The Jordan National Census for the year 2004 was released on 1 October of the same year, According to the census, Jordan had a population of 5,100,981. The census estimated that there are another 190,000 who were not counted. National growth rate was 2.5% (at maximum) compared to 3.3% of the 1994 census. Males made up 51.5% of Jordan's population (2,628,717), while females constituted 2,472,264 (48.5%). Jordanian citizens made up 93% of the population (4,750,463), non-Jordanian citizens made up 7% (349,933). However, it is estimated that most of those who did not turn in their forms were immigrants from neighboring countries, There were 946,000 households in Jordan in 2004, with an average of 5.3 persons/household (compared to 6 persons/household for the census of 1994). The next census is scheduled to take place in 2014.
Jordan hosts one of the highest percentages of immigrants in the world in comparison to its total population, with more than 40% of its residents being born in another country, a rate even higher than the United States, according to a 2005 UN Report. Jordan's Arab population mainly consists of Jordanians, Palestinians and Iraqis. In addition, there are sizable immigrant communities from Egypt, Syria, and more recently Libya. There were also 15,000 Lebanese who emigrated to Jordan following the 2006 War with Israel. The non-Arab population which comprises 2% to 5% of Jordan's population, most are Circassians, Chechens, Armenians, Turkmans, and Romanis, all of which have maintained separate ethnic identities, but have integrated into mainstream Jordanian culture. Also, Jordan is home to a relatively large American and European expatriate population concentrated mainly in the capital as the city is home to many international organizations and diplomatic missions that base their regional operations in Amman. Since the Iraq War many Christians (Assyrians/Chaldeans) from Iraq have settled permanently or temporarily in Jordan. They could number as many as 500,000.

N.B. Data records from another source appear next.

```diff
diff --git a/robot_aware_control_amd/ops.py b/robot_aware_control_amd/ops.py
--- a/robot_aware_control_amd/ops.py
+++ b/robot_aware_control_amd/ops.py
@@ -419,7 +419,7 @@
     return torch.frombuffer(bytearray(raw), dtype=torch.uint8).to(device)
 
 
-ADAM_LATE_WGS = int(os.environ.get("RAC_ADAM_LATE_WGS", "512"))
+ADAM_LATE_WGS = int(os.environ.get("RAC_ADAM_LATE_WGS", "256"))
 ADAM_WGS = int(os.environ.get("RAC_ADAM_WGS", "0"))
 
 
```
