+    const unsigned img_bytes = (unsigned)kPwCin * (unsigned)a.HW * 4u;
+    const __amdgpu_buffer_rsrc_t rs = __builtin_amdgcn_make_buffer_rsrc(const_cast<float *>(a.in + (size_t)n * kPwCin * a.HW), 0, img_bytes, 0x00020000);
+    auto load = [&](int p, f32x4 (&x)[C16]) {
+        const int voff = p < a.HW ? (4 * h * a.HW + p) * 4 : (int)0x7fffffff;
+#pragma unroll
+        for (int c = 0; c < C16; ++c)
+#pragma unroll
+            for (int e = 0; e < 4; ++e)
+                x[c][e] = __builtin_bit_cast(float, __builtin_amdgcn_raw_buffer_load_b32(rs, voff, (16 * c + e) * a.HW * 4, 0));
+    };
+    auto conv = [&](const f32x4 (&x)[C16], f32x4 (&v)[NT]) {
+#pragma unroll
+        for (int j = 0; j < NT; ++j) v[j] = (f32x4){0.f, 0.f, 0.f, 0.f};
+        int opaque = 0;
+        asm volatile("" : "+s"(opaque));
+        const f32x4 *sWt = sW + opaque;
+#pragma unroll
+        for (int c = 0; c < C16; ++c)
+#pragma unroll
+            for (int j = 0; j < NT; ++j) {
+                const f32x4 A = sWt[(4 * c + h) * kPwCout + cb + 16 * j + ln];
+#pragma unroll
+                for (int kk = 0; kk < 4; ++kk) v[j] = __builtin_amdgcn_mfma_f32_16x16x4f32(A[kk], x[c][kk], v[j], 0, 0, 0);
+            }
+        if (a.bias) {
+#pragma unroll
+            for (int j = 0; j < NT; ++j) v[j] += *reinterpret_cast<const f32x4 *>(a.bias + cb + 16 * j + 4 * h);
+        }
+    };
+
+    f32x4 xa[C16], xb[C16], piv[NT], s[NT], ss[NT];
+    load(0, xa);
+    conv(xa, piv);
+#pragma unroll
+    for (int j = 0; j < NT; ++j) s[j] = ss[j] = (f32x4){0.f, 0.f, 0.f, 0.f};
+    auto tile = [&](int p, const f32x4 (&x)[C16]) {
+        f32x4 v[NT];
+        conv(x, v);
+        if (p < p1) {
+            float *o = a.out + ((size_t)n * a.HW + p) * a.out_cs + cb + 4 * h;
+#pragma unroll
+            for (int j = 0; j < NT; ++j) {
+                *reinterpret_cast<f32x4 *>(o + 16 * j) = v[j];
+#pragma unroll
+                for (int e = 0; e < 4; ++e) {
+                    const float d = v[j][e] - piv[j][e];
+                    s[j][e] += d;
+                    ss[j][e] = fmaf(d, d, ss[j][e]);
+                }
+            }
+        }
+    };
+    const int ntiles = (p1 - p0 + kRows - 1) / kRows;
+    load(p0 + prow, xa);
+    for (int t = 0;; t += 2) {
+        const int p = p0 + kRows * t + prow;
+        if (t + 1 < ntiles) load(p + kRows, xb);
+        tile(p, xa);
+        if (t + 1 >= ntiles) break;
+        if (t + 2 < ntiles) load(p + 2 * kRows, xa);
+        tile(p + kRows, xb);
+        if (t + 2 >= ntiles) break;
+    }
+
+    __syncthreads();
+    float *red = reinterpret_cast<float *>(sW);
+#pragma unroll
+    for (int j = 0; j < NT; ++j) {
+        *reinterpret_cast<f32x4 *>(red + prow * kPwCout + cb + 16 * j + 4 * h) = s[j];
+        *reinterpret_cast<f32x4 *>(red + (kRows + prow) * kPwCout + cb + 16 * j + 4 * h) = ss[j];
+    }
+    __syncthreads();
+    {
+        const int c = threadIdx.x & (kPwCout - 1), e = threadIdx.x >> 7;
+        float acc = 0.f;
+        for (int r = 0; r < kRows; ++r) acc += red[(e * kRows + r) * kPwCout + c];
+        a.part[((size_t)(n * a.nchunks + chunk) * 2 + e) * kPwCout + c] = acc;
     }
 }
 
@@ -1397,6 +1500,12 @@
 constexpr unsigned kLevelMaxBlocks = 512;
 constexpr unsigned kLevelUpsampleBlocks = 512;
 constexpr long long kLevelUpsampleNatural = 4096;
+
+bool head_partials_pair(const idh_op &pw, const idh_op &nm) {
+    const idh_conv_src &ps = pw.src[0], &ns = nm.src[0];
+    return pw.ws && nm.ws == pw.ws && nm.tile_m == IDH_NORM_PARTIALS && pw.N == nm.N && pw.N <= 65535 && ns.Cin == kPwCout && pw.Cout == kPwCout &&
+           (long long)ps.H * ps.W == (long long)ns.H * ns.W && ns.in == pw.out && ns.cs == pw.out_cs;
+}
 
 }
 
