constexpr int kDenseSplitBf16 = 1;
template <int QH, int CM>
void launch_d1_form(const DenseArgs& da, hipStream_t s, int64_t* grid_out) {
  const int nn = (da.c.P + 15) >> 4;
  bool sb = false;
  if constexpr (QH == 4) sb = nn <= 2 && env_int("NFN_DENSE_SB", kDenseSplitBf16) != 0;
  const int wf = sb ? dense1_sb_wave_floats(da.c.P, da.h_lds_stride) : dense1_wave_floats(da.c.P, da.h_lds_stride);
  const size_t lds = (size_t)(4 * QH * nn * 16 + 4 * wf + 16) * sizeof(float);
  auto kfn = nn <= 1 ? chain_dense1_kernel<QH, 1, CM>
                     : (nn == 2 ? chain_dense1_kernel<QH, 2, CM> : (nn == 3 ? chain_dense1_kernel<QH, 3, CM>
                                                                           : chain_dense1_kernel<QH, 4, CM>));
  if constexpr (QH == 4) {
    if (sb) kfn = nn <= 1 ? chain_dense1_kernel<QH, 1, CM, true> : chain_dense1_kernel<QH, 2, CM, true>;
  }
  int64_t grid = persistent_grid(kfn, kMaxBlock, lds, (da.c.ntiles + 3) / 4);
  *grid_out = std::max<int64_t>(1, grid);
  nfn_launch(kfn, dim3((unsigned)*grid_out), dim3(kMaxBlock), lds, s, da);
}

#ifndef NFN_DENSE_HP
template <int QH>
void launch_d1(const DenseArgs& da, size_t , hipStream_t s, int64_t* grid_out) {
  int cm = env_int("NFN_CHAIN_FORM", -1);
  if (cm < 0 && hpair_types(da.c) >= 0) cm = kChainHPair;
  if (cm == kChainHPair && launch_dense1_hpair(hpair_types(da.c), false, da, s, grid_out)) return;
#ifdef NFN_DIAG
  if (cm == kStaticProg && (da.c.P + 15) >> 4 == 2 && da.c.prog.K == kStaticK[0] &&
      da.c.prog.types[0] == kStaticTypes[0]) {
    launch_d1_form<QH, kStaticProg>(da, s, grid_out);
    return;
  }
  if (cm == kChainLoop) {
    launch_d1_form<QH, kChainLoop>(da, s, grid_out);
    return;
  }
#endif
  launch_d1_form<QH, kChainPairs>(da, s, grid_out);
}
#endif

#ifndef NFN_DENSE_HP
template <int DM, bool FAST, int NVH>
void launch_d(const DenseArgs& da, size_t lds, hipStream_t s, int64_t* grid_out) {
  auto kfn = chain_dense_kernel<DM, FAST, NVH>;
  const int64_t grid = persistent_grid(kfn, kMaxBlock, lds, (da.c.ntiles + 3) / 4);
  *grid_out = std::max<int64_t>(1, grid);
  nfn_launch(kfn, dim3((unsigned)*grid_out), dim3(kMaxBlock), lds, s, da);
}

template <int DM, bool FAST>
bool launch_d_h(int nvh, const DenseArgs& da, size_t lds, hipStream_t s, int64_t* g) {
  switch (nvh) {
    case 1: launch_d<DM, FAST, 1>(da, lds, s, g); return true;
    case 2: launch_d<DM, FAST, 2>(da, lds, s, g); return true;
    case 4: launch_d<DM, FAST, 4>(da, lds, s, g); return true;
    case 8: launch_d<DM, FAST, 8>(da, lds, s, g); return true;
    case 16: launch_d<DM, FAST, 16>(da, lds, s, g); return true;
  }
  return false;
}

template <bool FAST>
bool launch_d_dm(int dm, int nvh, const DenseArgs& da, size_t lds, hipStream_t s, int64_t* g) {
  const ChainArgs& a = da.c;
  if constexpr (FAST) {
    if (dm == 1 && a.d == 1 && env_int("NFN_DENSE1", 1) != 0 && da.h_rowstride * 256 < ((int64_t)1 << 31) &&
        a.y_bstride * 256 < ((int64_t)1 << 31)) {
      switch (nvh) {
        case 1: launch_d1<1>(da, lds, s, g); return true;
        case 2: launch_d1<2>(da, lds, s, g); return true;
        case 4: launch_d1<4>(da, lds, s, g); return true;
        case 8: launch_d1<8>(da, lds, s, g); return true;
      }
    }
  }
  switch (dm) {
    case 1: return launch_d_h<1, FAST>(nvh, da, lds, s, g);
    case 2: return launch_d_h<2, FAST>(nvh, da, lds, s, g);
    case 4: return launch_d_h<4, FAST>(nvh, da, lds, s, g);
    case 8: return launch_d_h<8, FAST>(nvh, da, lds, s, g);
  }
  return false;
}

#endif

}

#ifdef NFN_DENSE_HP
#define NFN_CAT2(a, b) a##b
#define NFN_CAT(a, b) NFN_CAT2(a, b)
#define NFN_DENSE_HP_FN NFN_CAT(launch_dense1_hpair_, NFN_DENSE_HP)
bool NFN_DENSE_HP_FN(bool post, const DenseArgs& da, hipStream_t s, int64_t* g) {
  constexpr int CM = hpair_form(NFN_DENSE_HP / 3, NFN_DENSE_HP % 3, 1);
  switch (da.H >> 2) {
    case 1: post ? launch_pd1_form<1, CM>(da, s, g) : launch_d1_form<1, CM>(da, s, g); return true;
    case 2: post ? launch_pd1_form<2, CM>(da, s, g) : launch_d1_form<2, CM>(da, s, g); return true;
    case 4: post ? launch_pd1_form<4, CM>(da, s, g) : launch_d1_form<4, CM>(da, s, g); return true;
    case 8: post ? launch_pd1_form<8, CM>(da, s, g) : launch_d1_form<8, CM>(da, s, g); return true;
  }
  return false;
}
#else
bool launch_dense1_hpair(int sel, bool post, const DenseArgs& da, hipStream_t s, int64_t* grid) {
  switch (sel) {
    case 0: return launch_dense1_hpair_0(post, da, s, grid);
    case 1: return launch_dense1_hpair_1(post, da, s, grid);
    case 3: return launch_dense1_hpair_3(post, da, s, grid);
    case 4: return launch_dense1_hpair_4(post, da, s, grid);
  }
  return false;
}
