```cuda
template <int BN, int EPI>
__device__ __forceinline__ void gemm_tc_tile(const CUtensorMap* tmA, const CUtensorMap* tmA1, const CUtensorMap* tmA2, const CUtensorMap* tmB,
                                             const CUtensorMap* tmWhi, const CUtensorMap* tmWlo, const TcParams& p, int bx, int by, int bz,
                                             uint32_t base) {
    using S = TcSmem<BN>;
    constexpr int STAGES = S::STAGES;
    constexpr int NACC = BN / 2;
    const TcBars<BN> B(base);
    auto a_raw = [&](int s) { return base + s * S::STAGE_BYTES; };
    auto b_hi = [&](int s) { return base + s * S::STAGE_BYTES + TC_A_BYTES; };
    auto b_lo = [&](int s) { return b_hi(s) + S::B_BYTES; };

    const mugd_gemm& g = p.g;
    const TcParams::Hot& h = p.hot;
    const int warp = threadIdx.x >> 5, lane = threadIdx.x & 31;
    const int n0 = bx * BN;
    int b_base, l_base, rows_valid;
    tc_tile_rows(p, by, b_base, l_base, rows_valid);
    const int m_base = b_base * h.Lrows + l_base;
    const int it_begin = bz * h.it_base + min(bz, h.it_rem);
    const int nit = h.it_base + (bz < h.it_rem ? 1 : 0);
    const uint32_t a_tx = (uint32_t)(h.box_l * h.box_b) * TC_BK * 4;
    const uint32_t w_tx = (h.single_pass ? 1u : 2u) * S::B_BYTES;

    auto issue_w = [&](int i) {
        const int s = i % STAGES, it = it_begin + i;
        mbar_expect_tx(B.full(s), a_tx + w_tx);
        tma_load_2d(b_hi(s), tmWhi, B.full(s), it * TC_BK, n0);
        if (!h.single_pass) tma_load_2d(b_lo(s), tmWlo, B.full(s), it * TC_BK, n0);
    };
    auto issue_a = [&](int i) {
        const int s = i % STAGES, it = it_begin + i;
        if (it < h.it_main) {
            const int t = it / h.kblocks;
            const int kb = it - t * h.kblocks;
            const CUtensorMap* ma = tmA;
            int lshift = 0;
            if (h.conv_mode == MUGD_CONV_SAME) lshift = t - 1;
            else if (h.conv_mode == MUGD_CONV_TAPS) lshift = (t + h.tap_shift) * (h.tap_dilation > 1 ? h.tap_dilation : 1);
            else if (h.conv_mode == MUGD_CONV_DOWN) ma = (t == 0) ? tmA : (t == 1 ? tmA1 : tmA2);
            tma_load_3d(a_raw(s), ma, B.full(s), kb * TC_BK, l_base + lshift, b_base);
        } else {
            tma_load_3d(a_raw(s), tmB, B.full(s), (it - h.it_main) * TC_BK, l_base, b_base);
        }
    };
    if (warp == 0) {
        if (elect_one()) {
            const int pro = nit < STAGES ? nit : STAGES;
            for (int i = 0; i < pro; ++i) issue_w(i);
            pdl_wait();
            for (int i = 0; i < pro; ++i) issue_a(i);
            if (p.pf_bytes > 0) {
                const int64_t ncta = (int64_t)h.gx * p.gy * h.splits;
                const int64_t per = (p.pf_bytes / ncta + 15) & ~(int64_t)15;
                const int64_t off = (((int64_t)bz * p.gy + by) * h.gx + bx) * per;
                const int64_t n = min(per, p.pf_bytes - off);
                if (n > 0) {
                    prefetch_l2(reinterpret_cast<const char*>(p.pf_hi) + off, (uint32_t)n);
                    if (p.pf_lo) prefetch_l2(reinterpret_cast<const char*>(p.pf_lo) + off, (uint32_t)n);
                }
            }
        }
        __syncwarp();
    }

    int epi_step = 0;
    float4 epi_bias = make_float4(0.f, 0.f, 0.f, 0.f), epi_cs = epi_bias;
    double ln_s = 0.0, ln_ss = 0.0;
    {
        pdl_wait();
        if (h.splits == 1) {
            const int nn = n0 + ((int)threadIdx.x % (BN / 4)) * 4;
            if (g.step) epi_step = *g.step;
            if (g.bias && nn < g.N) epi_bias = ld_f4(g.bias + nn);
            if constexpr (TcEpiTraits<EPI>::MODE == TC_EPI_LN) {
                if (nn < g.N) epi_cs = ld_f4(g.ln_colsum + nn);
            }
        }
        if constexpr (TcEpiTraits<EPI>::MODE == TC_EPI_LN) {
            const int rr = (int)threadIdx.x;
            if (rr < TC_BM && rr < rows_valid && m_base + rr < g.M) {
                const double2 mo = *reinterpret_cast<const double2*>(g.ln_stats + (int64_t)m_base * 2 + rr * 2);
                ln_s = mo.x; ln_ss = mo.y;
            }
        }
    }

    const int wg = warp >> 2, g8 = lane >> 2, t4 = lane & 3;
    const int r0 = wg * 64 + (warp & 3) * 16 + g8;
    float acc[NACC];
#pragma unroll
    for (int j = 0; j < NACC; ++j) acc[j] = 0.f;
    TcAFrag f0, f1;
    if (nit > 0) {
        mbar_wait(B.full(0), 0u);
        tc_load_split(a_raw(0), r0, t4, f0);
    }
    auto main_loop = [&](auto single_tag) {
        constexpr bool SINGLE = decltype(single_tag)::value;
        auto kstep = [&](int i, const TcAFrag& cur, TcAFrag& nxt) {
            const int s = i % STAGES;
            const uint64_t dbh = wgmma_desc(b_hi(s)), dbl = wgmma_desc(b_lo(s));
            wgmma_fence();
#pragma unroll
            for (int kk = 0; kk < TC_BK / 8; ++kk) {
                const uint64_t ko = (uint64_t)(kk * 2);
                if constexpr (SINGLE) {
                    Wgmma<BN>::mma(acc, cur.hi[kk], dbh + ko);
                } else {
                    Wgmma<BN>::mma(acc, cur.lo[kk], dbh + ko);
                    Wgmma<BN>::mma(acc, cur.hi[kk], dbl + ko);
                    Wgmma<BN>::mma(acc, cur.hi[kk], dbh + ko);
                }
            }
            wgmma_commit();
            wgmma_wait<1>();
            if (i > 0) {
                const int j = i - 1, sj = j % STAGES;
                __syncwarp();
                if (lane == 0) mbar_arrive(B.empty(sj));
                if (warp == 0 && j + STAGES < nit) {
                    mbar_wait(B.empty(sj), (uint32_t)(j / STAGES) & 1u);
                    if (elect_one()) { issue_w(j + STAGES); issue_a(j + STAGES); }
                    __syncwarp();
                }
            }
            if (i + 1 < nit) {
                mbar_wait(B.full((i + 1) % STAGES), (uint32_t)((i + 1) / STAGES) & 1u);
                tc_load_split(a_raw((i + 1) % STAGES), r0, t4, nxt);
            }
        };
        for (int i = 0; i < nit; i += 2) {
            kstep(i, f0, f1);
            if (i + 1 < nit) kstep(i + 1, f1, f0);
        }
    };
    if (h.single_pass) main_loop(std::true_type{});
    else main_loop(std::false_type{});
    wgmma_wait<0>();
    TC_STAMP(p, 2, bx == 0 && by == 0 && bz == 0);
    float2 lnrow = make_float2(0.f, 1.f);
    if constexpr (TcEpiTraits<EPI>::MODE == TC_EPI_LN) lnrow = tc_ln_from_moments(ln_s, ln_ss, p.ln_invK, g.ln_eps);
    __syncthreads();
    constexpr int SP = BN + 4;
#pragma unroll
    for (int j = 0; j < BN / 8; ++j) {
        const int c = j * 8 + 2 * t4;
        sts_f2(base + (uint32_t)(r0 * SP + c) * 4u, acc[4 * j], acc[4 * j + 1]);
        sts_f2(base + (uint32_t)((r0 + 8) * SP + c) * 4u, acc[4 * j + 2], acc[4 * j + 3]);
    }
    if constexpr (TcEpiTraits<EPI>::MODE == TC_EPI_LN) {
        if (threadIdx.x < TC_BM) sts_f2(base + S::TILE_BYTES - 1024u + (uint32_t)threadIdx.x * 8u, lnrow.x, lnrow.y);
    }
    __syncthreads();
    TC_STAMP(p, 3, bx == 0 && by == 0 && bz == 0);
    {
        const float* rowvec = g.rowvec ? g.rowvec + (int64_t)epi_step * g.rowvec_step_stride : nullptr;
        if (h.splits > 1) {
            const int tile_lin = by * h.gx + bx;
            float* wsp = p.ws + ((int64_t)tile_lin * h.splits + bz) * (TC_BM * BN);
            constexpr int C4 = BN / 4;
            constexpr int U = 8;
#pragma unroll 1
            for (int i0 = 0; i0 < TC_BM * C4; i0 += TC_THREADS * U) {
                float4 a4[U];
#pragma unroll
                for (int u = 0; u < U; ++u) {
                    const int idx = i0 + u * TC_THREADS + (int)threadIdx.x;
                    const int row = idx / C4, c4 = idx - row * C4;
                    a4[u] = lds_f4(base + (uint32_t)(row * SP + c4 * 4) * 4u);
                }
#pragma unroll
                for (int u = 0; u < U; ++u) st_f4(wsp + (i0 + u * TC_THREADS + (int)threadIdx.x) * 4, a4[u]);
            }
        } else {
            using E = TcEpiTraits<EPI>;
            tc_store_tile<BN, E::ACT, E::GATE, E::MODE>(g, base, m_base, n0, rows_valid, rowvec, base + S::TILE_BYTES - 1024u, epi_bias, epi_cs);
        }
    }
    TC_STAMP(p, 4, bx == 0 && by == 0 && bz == 0);
}

template <int BN> constexpr int TC_RED_ROWS = TC_THREADS / (BN / 4);

template <int BN, int EPI>
__device__ __forceinline__ void tc_reduce(const TcParams& p, int blk) {
    constexpr int ACT = TcEpiTraits<EPI>::ACT, GATE = TcEpiTraits<EPI>::GATE, MODE = TcEpiTraits<EPI>::MODE;
    constexpr int C4 = BN / 4;
    constexpr int BPT = TC_BM / TC_RED_ROWS<BN>;
    constexpr int SEG = C4 < 32 ? C4 : 32;
    constexpr int ZU = 8;
    const mugd_gemm& g = p.g;
    const TcParams::Hot& h = p.hot;
    const int tile_lin = blk / BPT;
    const int bx = tile_lin % h.gx, by = tile_lin / h.gx;
    int b_base, l_base, rows_valid;
    tc_tile_rows(p, by, b_base, l_base, rows_valid);
    const int m_base = b_base * h.Lrows + l_base;
    const int c4 = (int)threadIdx.x % C4;
    const int r = (blk % BPT) * TC_RED_ROWS<BN> + (int)threadIdx.x / C4;
    const int n = bx * BN + c4 * 4;
    const int m = m_base + r;
    const bool ok = r < rows_valid && m < g.M && n < g.N;
    float4 bia = make_float4(0.f, 0.f, 0.f, 0.f), rvv = bia, res = bia, cs = bia;
    if (ok && g.bias) bia = ld_f4(g.bias + n);
    if constexpr (MODE == TC_EPI_LN) {
        if (ok) cs = ld_f4(g.ln_colsum + n);
    }
    pdl_wait();
    int step = 0;
    if (g.step) step = *g.step;
    if (GATE == MUGD_GATE_NONE && g.residual && ok) res = ld_f4(g.residual + (int64_t)m * g.ldr + n);
    double2 mo = make_double2(0.0, 1.0);
    if constexpr (MODE == TC_EPI_LN) {
        if (ok) mo = *reinterpret_cast<const double2*>(g.ln_stats + (int64_t)m * 2);
    }
    const float* src = p.ws + ((long long)tile_lin * h.splits) * (TC_BM * BN) + (long long)r * BN + c4 * 4;
    float4 acc = make_float4(0.f, 0.f, 0.f, 0.f);
    for (int z0 = 0; z0 < h.splits; z0 += ZU) {
        float4 t4[ZU];
#pragma unroll
        for (int u = 0; u < ZU; ++u) {
            t4[u] = make_float4(0.f, 0.f, 0.f, 0.f);
            if (ok && z0 + u < h.splits) t4[u] = __ldcg(reinterpret_cast<const float4*>(src + (long long)(z0 + u) * (TC_BM * BN)));
        }
        if (z0 == 0 && g.rowvec && ok)
            rvv = ld_f4(g.rowvec + (int64_t)step * g.rowvec_step_stride + (int64_t)(m / g.Lout) * g.rowvec_b_stride + n);
#pragma unroll
        for (int u = 0; u < ZU; ++u) { acc.x += t4[u].x; acc.y += t4[u].y; acc.z += t4[u].z; acc.w += t4[u].w; }
    }
    float4 o = make_float4(0.f, 0.f, 0.f, 0.f);
    if (ok) {
        float2 ln = make_float2(0.f, 1.f);
        if constexpr (MODE == TC_EPI_LN) ln = tc_ln_from_moments(mo.x, mo.y, p.ln_invK, g.ln_eps);
        const int no = (GATE == MUGD_GATE_NONE) ? n : (n >> 1);
        o = tc_finish4<ACT, GATE, MODE == TC_EPI_LN>(g, g.C + (int64_t)m * g.ldc + no, acc, bia, rvv, res, cs, ln, m, no);
    }
    if constexpr (MODE == TC_EPI_SINK) tc_row_sink<SEG>(g.row_moments, ok ? m : -1, o);
}

#endif

struct TcGeometry {
    TcParams::Hot hot;
    int BN, gy;
    int64_t ws_floats;
};
struct alignas(64) TcPlanned {
    CUtensorMap maps[6];
    TcParams p;
    int BN;
};
TcGeometry tc_geometry(const mugd_gemm& g, int sm_count, int forced_split);
int tc_plan(const DeviceInfo& dev, const mugd_gemm& g, const mugd_gemm* next, TcPlanned* out);

}
```

### mug_diffusion_b200/lib.py

```python
from __future__ import annotations

import ctypes as C
import os
from typing import Optional

HERE = os.path.dirname(os.path.abspath(__file__))
LIB_PATH = os.environ.get("MUGD_LIB") or os.path.join(HERE, "libmugd.so")

(OP_GEMM, OP_GROUPNORM, OP_LAYERNORM, OP_ATTENTION, OP_S4CONV, OP_DDIM_UPDATE, OP_TRANSPOSE, OP_COPY2D, OP_STEP_ADVANCE, OP_NOTES, OP_EMBED,
 OP_TF32_SPLIT, OP_POSTERIOR) = range(1, 14)
CONV_NONE, CONV_SAME, CONV_DOWN, CONV_UP, CONV_TAPS = range(5)
ACT_NONE, ACT_SILU, ACT_GELU = range(3)
GATE_NONE, GATE_GEGLU, GATE_GLU = range(3)
GEMM_AUTO, GEMM_SIMT, GEMM_TC = range(3)
ABI_VERSION = 13

_f = C.c_void_p


class Gemm(C.Structure):
    _fields_ = [("A", _f), ("lda", C.c_int64), ("W", _f), ("W_hi", _f), ("W_lo", _f), ("bias", _f), ("rowvec", _f),
                ("rowvec_b_stride", C.c_int64), ("rowvec_step_stride", C.c_int64), ("step", _f),
                ("residual", _f), ("ldr", C.c_int64), ("C", _f), ("ldc", C.c_int64),
                ("M", C.c_int32), ("N", C.c_int32), ("K", C.c_int32),
                ("taps", C.c_int32), ("conv_mode", C.c_int32), ("Lin", C.c_int32), ("Lout", C.c_int32),
                ("act", C.c_int32), ("gate", C.c_int32), ("impl", C.c_int32),
                ("split_k", C.c_int32), ("n_counters", C.c_int32), ("tap_shift", C.c_int32), ("tap_dilation", C.c_int32),
                ("workspace", _f), ("workspace_bytes", C.c_int64), ("counters", _f),
                ("A2", _f), ("lda2", C.c_int64), ("K2", C.c_int32), ("reserved_", C.c_int32),
                ("row_moments", _f),
                ("ln_stats", _f), ("ln_colsum", _f), ("ln_eps", C.c_float), ("reserved2_", C.c_int32)]


class GroupNorm(C.Structure):
    _fields_ = [("x", _f), ("ldx", C.c_int64), ("y", _f), ("ldy", C.c_int64), ("gamma", _f), ("beta", _f),
                ("B", C.c_int32), ("L", C.c_int32), ("C", C.c_int32), ("G", C.c_int32),
                ("eps", C.c_float), ("silu", C.c_int32)]


class LayerNorm(C.Structure):
    _fields_ = [("x", _f), ("ldx", C.c_int64), ("y", _f), ("ldy", C.c_int64), ("gamma", _f), ("beta", _f),
                ("rows", C.c_int32), ("C", C.c_int32), ("eps", C.c_float)]


class Attention(C.Structure):
    _fields_ = [("q", _f), ("ldq", C.c_int64), ("k", _f), ("ldk", C.c_int64), ("v", _f), ("ldv", C.c_int64),
                ("o", _f), ("ldo", C.c_int64), ("relpos", _f), ("cgain", _f),
                ("B", C.c_int32), ("H", C.c_int32), ("D", C.c_int32), ("Lq", C.c_int32), ("Lk", C.c_int32),
                ("pos_max", C.c_int32), ("scale", C.c_float)]


class S4Conv(C.Structure):
    _fields_ = [("u", _f), ("ldu", C.c_int64), ("Kt", _f), ("D", _f), ("y", _f), ("ldy", C.c_int64),
                ("B", C.c_int32), ("L", C.c_int32), ("H", C.c_int32)]


class DdimUpdate(C.Structure):
    _fields_ = [("x", _f), ("x_dup", _f), ("eps", _f), ("noise", _f), ("pred_x0", _f), ("coef", _f), ("step", _f),
                ("S", C.c_int32), ("n", C.c_int32), ("cfg", C.c_int32), ("scale", C.c_float),
                ("temperature", C.c_float)]


class Transpose(C.Structure):
    _fields_ = [("inp", _f), ("out", _f), ("ldi", C.c_int64), ("ldo", C.c_int64),
                ("B", C.c_int32), ("C", C.c_int32), ("L", C.c_int32), ("to_nlc", C.c_int32)]


class Copy2D(C.Structure):
    _fields_ = [("src", _f), ("lds", C.c_int64), ("dst", _f), ("ldd", C.c_int64),
                ("rows", C.c_int32), ("cols", C.c_int32)]


class StepAdvance(C.Structure):
    _fields_ = [("step", _f)]


class Notes(C.Structure):
    _fields_ = [("logits", _f), ("ld", C.c_int64), ("count", _f), ("start_ms", _f), ("end_ms", _f), ("frame_ms", C.c_double),
                ("B", C.c_int32), ("T", C.c_int32), ("K", C.c_int32)]


class Embed(C.Structure):
    _fields_ = [("table", _f), ("ids", _f), ("out", _f), ("B", C.c_int32), ("F", C.c_int32), ("H", C.c_int32), ("n_embed", C.c_int32)]
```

In 2004–2007, population increased due to the mass migration of Iraqi refugees. In 2007, there were 700,000–1,000,000 Iraqis in Jordan. In 2009, the population of Jordan was slightly over 6,300,000. (increasing from 5,100,000 in 2004).
According to UNRWA, Jordan was home to 1,951,603 Palestinian refugees in 2008, most of them Jordanian citizens. 338,000 of them were living in UNRWA refugee camps.
Migrant workers in Jordan are believed to account for more than 30% of the labor force in Jordan. The population of migrant workers including domestic workers is divided into 1,200,000 illegal and some 500,000 legal migrant workers in the Kingdom. 500,000 are Egyptians, while the remaining workers are from Syria, India, Yemen, Pakistan, Vietnam, and Nepal. Jordan is home to one of the world's largest population of migrant domestic workers according to Human Rights Watch. Domestic workers number around 300,000, mainly from Indonesia, the Philippines, and Sri Lanka. There have been recent recruiting from African nations like Ethopia and Madagascar for the purpose of domestic labor. Furthermore, there are thousands of foreign women working in nightclubs, hotels and bars across the kingdom, mostly from Eastern Europe and North Africa.
Jordan revoked the citizenship of thousands of Palestinians to thwart any attempt to resettle West Bank residents in Jordan. West Bank Arabs with family in Jordan or Jordanian citizenship were issued yellow cards guaranteeing them all the rights of Jordanian citizenship. Palestinians living in Jordan with family in the West Bank were also issued yellow cards. All other Palestinians wishing such Jordanian papers were issued green cards to facilitate travel into Jordan.